The Old Gray Lady's "Distressing" Editorial
The New York Times editorial page, a consistent and enthusiastic supporter of cloning-based stem cell research, took the time and space to back the recent decision by the United Kingdom's HFEA to allow human-animal hybrids as a substitute for using women's eggs. The editorial accurately notes, as I myself have done, that using animal eggs avoids subjecting women to the risks of egg retrieval. But its wording makes two implications - one incorrect, the other demeaning.
First, it gives the clear impression that derivation of human stem cell lines via cloning has been successful:
Scientists need to develop new stem cell lines genetically matched to patients with diseases like diabetes or Parkinson’s. They typically take the nucleus of a patient’s skin cell and inject it into an egg whose nucleus has been removed. If all goes well, the desired stem cell can be derived from the result.
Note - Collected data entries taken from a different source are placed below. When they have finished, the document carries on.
@@ -1347,7 +1413,7 @@
     prof_end(s, MZK_PH_MSM_SORT);
     MZK_TRY(prepare());
     prof_begin(s, MZK_PH_MSM_ACCUMULATE);
-    hipLaunchKernelGGL(k_seg_accumulate<false>, dim3((unsigned)((P.T + 255) / 256)), dim3(256), 0, s, pts, offsets, entries, slots, P.NB, P.seg, P.t_max);
+    launch_seg_accumulate(false, !P.rows_finite, P.acc_narrow, P.T, s, pts, offsets, entries, slots, P.NB, P.seg, P.t_max);
     prof_end(s, MZK_PH_MSM_ACCUMULATE);
     prof_begin(s, MZK_PH_MSM_SEG_COMBINE);
     if (P.combine_wide)
@@ -1518,7 +1584,7 @@
 bool msm_many_supported(int window_bits) { return window_bits == 8 || (window_bits >= 10 && window_bits <= 13); }
 
 int msm_many_dev_impl(const void* d_scalars, size_t n, size_t stride_elems, size_t count, const void* d_tables, int c, size_t table_stride, void* d_out,
-                      hipStream_t s) {
+                      hipStream_t s, bool rows_finite) {
   if (count == 0) return MZK_OK;
   if (!d_out || ((!d_scalars || !d_tables) && n)) { set_error("msm_many: null pointer"); return MZK_E_ARG; }
   if (!msm_many_supported(c)) { set_error("msm_many: window width %d has no grid-batched path", c); return MZK_E_ARG; }
@@ -1592,12 +1658,8 @@
     prof_end(s, MZK_PH_MSM_SORT);
     prof_begin(s, MZK_PH_MSM_ACCUMULATE);
     const u32 t_max = one_kernel_sort ? 0u : (u32)T;
-    if (one_kernel_sort)
-      hipLaunchKernelGGL(k_seg_accumulate<true>, dim3((unsigned)((T + 255) / 256)), dim3(256), 0, s, (const u32*)d_tables, (const u32*)compact, (const u32*)entries,
-                         slots, NBtot, seg, t_max);
-    else
-      hipLaunchKernelGGL(k_seg_accumulate<false>, dim3((unsigned)((T + 255) / 256)), dim3(256), 0, s, (const u32*)d_tables, (const u32*)compact, (const u32*)entries,
-                         slots, NBtot, seg, t_max);
+    launch_seg_accumulate(one_kernel_sort, !rows_finite, seg_narrow_ok((size_t)nwin * table_stride, E_max, NBtot), T, s, (const u32*)d_tables, (const u32*)compact,
+                          (const u32*)entries, slots, NBtot, seg, t_max);
     prof_end(s, MZK_PH_MSM_ACCUMULATE);
     prof_begin(s, MZK_PH_MSM_SEG_COMBINE);
     const unsigned cgrid = (unsigned)((4 * NBtot + 127) / 128);
@@ -1794,9 +1856,9 @@
       }
     }
     if (srs->d_tables_wide)
-      return msm_many_dev_impl(d_scalars, n, stride_elems, count, (const char*)srs->d_tables_wide + shift * 64, srs->wide_bits, srs->n, d_out, s);
-  }
-  return msm_many_dev_impl(d_scalars, n, stride_elems, count, (const char*)srs->d_points_mont + shift * 64, srs->window_bits, srs->n, d_out, s);
+      return msm_many_dev_impl(d_scalars, n, stride_elems, count, (const char*)srs->d_tables_wide + shift * 64, srs->wide_bits, srs->n, d_out, s, srs->finite);
+  }
+  return msm_many_dev_impl(d_scalars, n, stride_elems, count, (const char*)srs->d_points_mont + shift * 64, srs->window_bits, srs->n, d_out, s, srs->finite);
 }
 
 int msm_fold_partials_impl(const void* d_partials, int count, void* d_out_xy, hipStream_t s) {
diff --git a/myzkp_amd/csrc/mzk_msm_plan.h b/myzkp_amd/csrc/mzk_msm_plan.h
--- a/myzkp_amd/csrc/mzk_msm_plan.h
+++ b/myzkp_amd/csrc/mzk_msm_plan.h
@@ -7,6 +7,7 @@
 namespace mzk {
 
 enum { MSM_PTS_PLAIN = 0, MSM_PTS_MONT = 1, MSM_PTS_TABLES = 2 };
+enum { MSM_PTS_FINITE = 1 << 24 };
 static inline int msm_table_windows(int c) { return 254 / c + 1; }
 static inline int msm_table_rows(int c, int sets) { return 254 / (c * sets) + 1; }
 
@@ -102,6 +103,8 @@
   bool compact = false, coarse_free = false, fine_free = false, scatter_staged = false;
   int coarse_c = 0;
   uint32_t seg = 0, t_max = 0;
+  bool rows_finite = false;
+  bool acc_narrow = false;
   size_t T = 0, nslots = 0, max_heavy = 0, slot_region_words = 0;
   bool combine_wide = false;
   MsmSizing own{}, alloc{};
@@ -109,6 +112,9 @@
   MsmPlan& fail(const char* fmt, size_t a = 0, size_t b = 0, size_t c = 0) { err = MZK_E_ARG; snprintf(msg, sizeof msg, fmt, a, b, c); return *this; }
 };
 
+static inline bool seg_narrow_ok(size_t rows, size_t entries, size_t nbuckets) {
+  return rows <= ((size_t)1 << 26) && entries < ((size_t)1 << 30) && nbuckets < ((size_t)1 << 30);
+}
 static inline size_t msm_slot_region_words(size_t T, size_t NB) {
   return ((T + NB + 1) * SLOT_WORDS + heavy_total_words((T + NB) / HEAVY_SLOTS + 1) + 3) & ~(size_t)3;
 }
@@ -172,6 +178,8 @@
   P.seg = (uint32_t)seg;
   P.T = P.own.T = (E_max + seg - 1) / seg;
   P.t_max = kn.acc_seg > 0 ? 0u : (uint32_t)P.T;
+  P.rows_finite = kind != MSM_PTS_PLAIN && (point_kind & MSM_PTS_FINITE) != 0;
+  P.acc_narrow = seg_narrow_ok(ref_max, E_max, P.NB);
   P.nslots = P.T + P.NB + 1;
   P.max_heavy = (P.T + P.NB) / HEAVY_SLOTS + 1;
   P.combine_wide = P.NB >= ((size_t)1 << kn.combine_wide_min_log);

The truth is that the cloning endeavor has not gone all that well, even when more than two thousand eggs were available.
Second, it implicitly blames the lack of cloning progress in the US on women who decline to undergo egg extraction for speculative research:
There are distressingly few women willing to donate their eggs for experiments at the frontiers of this promising science.
A respected team of stem cell researchers at Harvard spent nearly $100,000 over the course of a year advertising for egg donors. Hundreds of qualified women were interested enough to call but, after hearing what was entailed, not one was willing to donate eggs. Many were likely deterred by the time, effort and pain required — including daily hormone injections and minor surgery — to retrieve the eggs. And they were almost certainly discouraged by the meager compensation.
The message seems clear, but it is condescending and belittling of young women: The barriers to progress are the informed decisions of women about the pain and risks of egg extraction given the speculative stage of the research and the laws prohibiting the financial inducements of these women. The Times implies that the solution is that researchers should be free to back their $100,000 ad campaigns with thousands of dollars in payments so that the women will realize their eggs are "needed" and the number of them who put their health at risk will not be so "distressingly few."
What's truly distressing is to see the nation's leading newspaper characterize informed choices about health risks -- choices unswayed by thousands of dollars -- as unacceptable barriers to scientific research.